Please copy all of the records exactly, leaving nothing out.

Saved data entries:
# # # # # # #

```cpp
extern "C" int vqn_neus_fine_points(const int32_t* sdf_desc, const float* wbuf_sdf, const int32_t* col_desc,
                                    const float* wbuf_col, const float* rays_o, const float* rays_d, const float* z,
                                    const float* pts, const float* dirs, int64_t P, int S, void* scratch,
                                    int64_t scratch_bytes, float* out_sdf, float* out_grad, float* out_rgb,
                                    void* stream) {
  SdfDesc sd;
  ColDesc cd;
  const int rc = neus_fine_args(__func__, sdf_desc, wbuf_sdf, col_desc, wbuf_col, rays_o, rays_d, z, pts, dirs, P, S, scratch, out_sdf,
                                out_grad, out_rgb, check_sdf_desc, "invalid SDF network descriptor", extras_rows_ok, &sd, &cd);
  if (rc != VQN_OK || P == 0) return rc;
  if (cd.n_lin != 0)
    VQN_CHECK_ARG((cd.reserved1 > 0 && cd.reserved2 > cd.reserved1 && cd.reserved3 > cd.reserved2) ||
                  (cd.reserved1 == 0 && cd.reserved2 == 0 && cd.reserved3 == 0), "col_desc: fold offsets (reserved1..3) inconsistent");
  const long n_tiles = (P + 31) / 32;
  const int64_t per_img = neus_stash_bytes(sd);
  const f32x4* ws = reinterpret_cast<const f32x4*>(wbuf_sdf);
  const f32x4* wc = reinterpret_cast<const f32x4*>(wbuf_col);
  if (use_two_images(sd.max_tiles)) {
    const bool fold = cd.n_lin != 0 && cd.reserved1 > 0;
#ifdef VQN_DIAG_STASH_ROT
    const long grid = pair_grid(n_tiles, 2, 0, 0);
    VQN_CHECK_ARG((int64_t)VQN_DIAG_STASH_ROT * grid * 2 * per_img <= scratch_bytes, "diag build: scratch must hold ROT regions per workgroup");
#else
    const long grid = pair_grid(n_tiles, 2, per_img, scratch_bytes);
#endif
    VQN_CHECK_ARG(grid >= 1, "scratch too small (see vqn_neus_fine_scratch_bytes)");
    return vqn_launch(__func__, fold ? neus_points2_kernel<true, false, true> : neus_points2_kernel<true>, grid, 512, lds_bytes<2>(sd.max_tiles),
                      stream, sd, cd, ws, wc, rays_o, rays_d, z, pts, dirs, (long)P, S, reinterpret_cast<f32x4*>(scratch), out_sdf, out_grad,
                      out_rgb, TrainOut{});
  }
  const size_t lds = lds_bytes<1>(sd.max_tiles);
  VQN_CHECK_SHAPE(lds <= 160 * 1024, "network too wide for LDS");
  const long grid = pair_grid(n_tiles, 1, per_img, scratch_bytes);
  VQN_CHECK_ARG(grid >= 1, "scratch too small (see vqn_neus_fine_scratch_bytes)");
  return vqn_launch(__func__, neus_points_kernel<true>, grid, 256, lds, stream, sd, cd, ws, wc, rays_o, rays_d, z, pts, dirs, (long)P, S,
                    reinterpret_cast<f32x4*>(scratch), out_sdf, out_grad, out_rgb);
}
```

vqnerf_release_amd/csrc/neus_mlp_f16s.hip:

```cpp
#include "mlp_prims_f16s.h"
#include "neus_launch.h"
#include <stdlib.h>

using namespace eng;

#define st_stream(p, ...) (*(p) = (__VA_ARGS__))
#define ld_stream(p) (*(p))

#ifdef VQN_STAMPS
__device__ unsigned long long g_stamps16[16];
#define FS_DECL unsigned long long st_[16] = {0, 0, 0, 0, 0, 0, 0, 0, 0, 0, 0, 0, 0, 0, 0, 0}; unsigned long long st_prev = __builtin_amdgcn_s_memtime(); const unsigned long long st_begin = st_prev;
#define FS(i) { const unsigned long long st_now = __builtin_amdgcn_s_memtime(); st_[i] += st_now - st_prev; st_prev = st_now; }
#define FS_FLUSH if (threadIdx.x == 0) { st_[14] = __builtin_amdgcn_s_memtime() - st_begin; for (int i_ = 0; i_ < 15; ++i_) atomicAdd(&g_stamps16[i_], st_[i_]); atomicAdd(&g_stamps16[15], 1ull); }
extern "C" int vqn_debug_read_stamps16(unsigned long long* out, int reset) {
  if (hipMemcpyFromSymbol(out, HIP_SYMBOL(g_stamps16), sizeof(unsigned long long) * 16) != hipSuccess) return -3;
  if (reset) { unsigned long long z[16] = {0}; if (hipMemcpyToSymbol(HIP_SYMBOL(g_stamps16), z, sizeof(z)) != hipSuccess) return -3; }
  return 0;
}
#else
#define FS_DECL
#define FS(i)
#define FS_FLUSH
#endif

// ... 345 lines not shown

bool use_two_images(int MT) {
  static const bool forced32 = getenv("VQN_F16S_TILE32") != nullptr;
  return !forced32 && lds_bytes<2>(MT) <= 160 * 1024;
}

bool extras_rows_ok(const ColDesc& cd) { return cd.extra_rows >= 2 && cd.extra_rows <= 8 && !(cd.extra_rows & 1); }

constexpr const char* DESC_MSG = "invalid SDF network descriptor (split-precision packs have even row counts)";

}

extern "C" int vqn_neus_sdf_points_f16s(const int32_t* sdf_desc, const float* wbuf_sdf, const float* rays_o,
                                        const float* rays_d, const float* z, const float* pts, int64_t P, int S,
                                        float* out_sdf, void* stream) {
  SdfDesc sd;
  const int rc = neus_sdf_args(__func__, sdf_desc, wbuf_sdf, rays_o, rays_d, z, pts, P, S, out_sdf, check_sdf_desc, DESC_MSG, &sd);
  if (rc != VQN_OK || P == 0) return rc;
  ColDesc cd;
  memset(&cd, 0, sizeof(cd));
  const long n_tiles = (P + 31) / 32;
  const f32x4* ws = reinterpret_cast<const f32x4*>(wbuf_sdf);
  if (use_two_images(sd.max_tiles))
    return vqn_launch(__func__, neus_points_f16s_kernel<false, 2>, pair_grid(n_tiles, 2, 0, 0), 512, lds_bytes<2>(sd.max_tiles), stream, sd, cd,
                      ws, nullptr, rays_o, rays_d, z, pts, nullptr, (long)P, S, nullptr, out_sdf, nullptr, nullptr);
  const size_t lds = lds_bytes<1>(sd.max_tiles);
  VQN_CHECK_SHAPE(lds <= 160 * 1024, "network too wide for LDS");
  return vqn_launch(__func__, neus_points_f16s_kernel<false, 1>, pair_grid(n_tiles, 1, 0, 0), 256, lds, stream, sd, cd, ws, nullptr, rays_o,
                    rays_d, z, pts, nullptr, (long)P, S, nullptr, out_sdf, nullptr, nullptr);
}
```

# # # # # # #

Result:
```cpp
extern "C" int vqn_neus_fine_points(const int32_t* sdf_desc, const float* wbuf_sdf, const int32_t* col_desc,
                                    const float* wbuf_col, const float* rays_o, const float* rays_d, const float* z,
                                    const float* pts, const float* dirs, int64_t P, int S, void* scratch,
                                    int64_t scratch_bytes, float* out_sdf, float* out_grad, float* out_rgb,
                                    void* stream) {
  SdfDesc sd;
  ColDesc cd;
  const int rc = neus_fine_args(__func__, sdf_desc, wbuf_sdf, col_desc, wbuf_col, rays_o, rays_d, z, pts, dirs, P, S, scratch, out_sdf,
                                out_grad, out_rgb, check_sdf_desc, "invalid SDF network descriptor", extras_rows_ok, &sd, &cd);
  if (rc != VQN_OK || P == 0) return rc;
  if (cd.n_lin != 0)
    VQN_CHECK_ARG((cd.reserved1 > 0 && cd.reserved2 > cd.reserved1 && cd.reserved3 > cd.reserved2) ||
                  (cd.reserved1 == 0 && cd.reserved2 == 0 && cd.reserved3 == 0), "col_desc: fold offsets (reserved1..3) inconsistent");
  const long n_tiles = (P + 31) / 32;
  const int64_t per_img = neus_stash_bytes(sd);
  const f32x4* ws = reinterpret_cast<const f32x4*>(wbuf_sdf);
  const f32x4* wc = reinterpret_cast<const f32x4*>(wbuf_col);
  if (use_two_images(sd.max_tiles)) {
    const bool fold = cd.n_lin != 0 && cd.reserved1 > 0;
#ifdef VQN_DIAG_STASH_ROT
    const long grid = pair_grid(n_tiles, 2, 0, 0);
    VQN_CHECK_ARG((int64_t)VQN_DIAG_STASH_ROT * grid * 2 * per_img <= scratch_bytes, "diag build: scratch must hold ROT regions per workgroup");
#else
    const long grid = pair_grid(n_tiles, 2, per_img, scratch_bytes);
#endif
    VQN_CHECK_ARG(grid >= 1, "scratch too small (see vqn_neus_fine_scratch_bytes)");
    return vqn_launch(__func__, fold ? neus_points2_kernel<true, false, true> : neus_points2_kernel<true>, grid, 512, lds_bytes<2>(sd.max_tiles),
                      stream, sd, cd, ws, wc, rays_o, rays_d, z, pts, dirs, (long)P, S, reinterpret_cast<f32x4*>(scratch), out_sdf, out_grad,
                      out_rgb, TrainOut{});
  }
  const size_t lds = lds_bytes<1>(sd.max_tiles);
  VQN_CHECK_SHAPE(lds <= 160 * 1024, "network too wide for LDS");
  const long grid = pair_grid(n_tiles, 1, per_img, scratch_bytes);
  VQN_CHECK_ARG(grid >= 1, "scratch too small (see vqn_neus_fine_scratch_bytes)");
  return vqn_launch(__func__, neus_points_kernel<true>, grid, 256, lds, stream, sd, cd, ws, wc, rays_o, rays_d, z, pts, dirs, (long)P, S,
                    reinterpret_cast<f32x4*>(scratch), out_sdf, out_grad, out_rgb);
}
```

vqnerf_release_amd/csrc/neus_mlp_f16s.hip:

```cpp
#include "mlp_prims_f16s.h"
#include "neus_launch.h"
#include <stdlib.h>

using namespace eng;

#define st_stream(p, ...) (*(p) = (__VA_ARGS__))
#define ld_stream(p) (*(p))

#ifdef VQN_STAMPS
__device__ unsigned long long g_stamps16[16];
#define FS_DECL unsigned long long st_[16] = {0, 0, 0, 0, 0, 0, 0, 0, 0, 0, 0, 0, 0, 0, 0, 0}; unsigned long long st_prev = __builtin_amdgcn_s_memtime(); const unsigned long long st_begin = st_prev;
#define FS(i) { const unsigned long long st_now = __builtin_amdgcn_s_memtime(); st_[i] += st_now - st_prev; st_prev = st_now; }
#define FS_FLUSH if (threadIdx.x == 0) { st_[14] = __builtin_amdgcn_s_memtime() - st_begin; for (int i_ = 0; i_ < 15; ++i_) atomicAdd(&g_stamps16[i_], st_[i_]); atomicAdd(&g_stamps16[15], 1ull); }
extern "C" int vqn_debug_read_stamps16(unsigned long long* out, int reset) {
  if (hipMemcpyFromSymbol(out, HIP_SYMBOL(g_stamps16), sizeof(unsigned long long) * 16) != hipSuccess) return -3;
  if (reset) { unsigned long long z[16] = {0}; if (hipMemcpyToSymbol(HIP_SYMBOL(g_stamps16), z, sizeof(z)) != hipSuccess) return -3; }
  return 0;
}
#else
#define FS_DECL
#define FS(i)
#define FS_FLUSH
#endif

// ... 345 lines not shown

bool use_two_images(int MT) {
  static const bool forced32 = getenv("VQN_F16S_TILE32") != nullptr;
  return !forced32 && lds_bytes<2>(MT) <= 160 * 1024;
}

bool extras_rows_ok(const ColDesc& cd) { return cd.extra_rows >= 2 && cd.extra_rows <= 8 && !(cd.extra_rows & 1); }

constexpr const char* DESC_MSG = "invalid SDF network descriptor (split-precision packs have even row counts)";

}

extern "C" int vqn_neus_sdf_points_f16s(const int32_t* sdf_desc, const float* wbuf_sdf, const float* rays_o,
                                        const float* rays_d, const float* z, const float* pts, int64_t P, int S,
                                        float* out_sdf, void* stream) {
  SdfDesc sd;
  const int rc = neus_sdf_args(__func__, sdf_desc, wbuf_sdf, rays_o, rays_d, z, pts, P, S, out_sdf, check_sdf_desc, DESC_MSG, &sd);
  if (rc != VQN_OK || P == 0) return rc;
  ColDesc cd;
  memset(&cd, 0, sizeof(cd));
  const long n_tiles = (P + 31) / 32;
  const f32x4* ws = reinterpret_cast<const f32x4*>(wbuf_sdf);
  if (use_two_images(sd.max_tiles))
    return vqn_launch(__func__, neus_points_f16s_kernel<false, 2>, pair_grid(n_tiles, 2, 0, 0), 512, lds_bytes<2>(sd.max_tiles), stream, sd, cd,
                      ws, nullptr, rays_o, rays_d, z, pts, nullptr, (long)P, S, nullptr, out_sdf, nullptr, nullptr);
  const size_t lds = lds_bytes<1>(sd.max_tiles);
  VQN_CHECK_SHAPE(lds <= 160 * 1024, "network too wide for LDS");
  return vqn_launch(__func__, neus_points_f16s_kernel<false, 1>, pair_grid(n_tiles, 1, 0, 0), 256, lds, stream, sd, cd, ws, nullptr, rays_o,
                    rays_d, z, pts, nullptr, (long)P, S, nullptr, out_sdf, nullptr, nullptr);
}
```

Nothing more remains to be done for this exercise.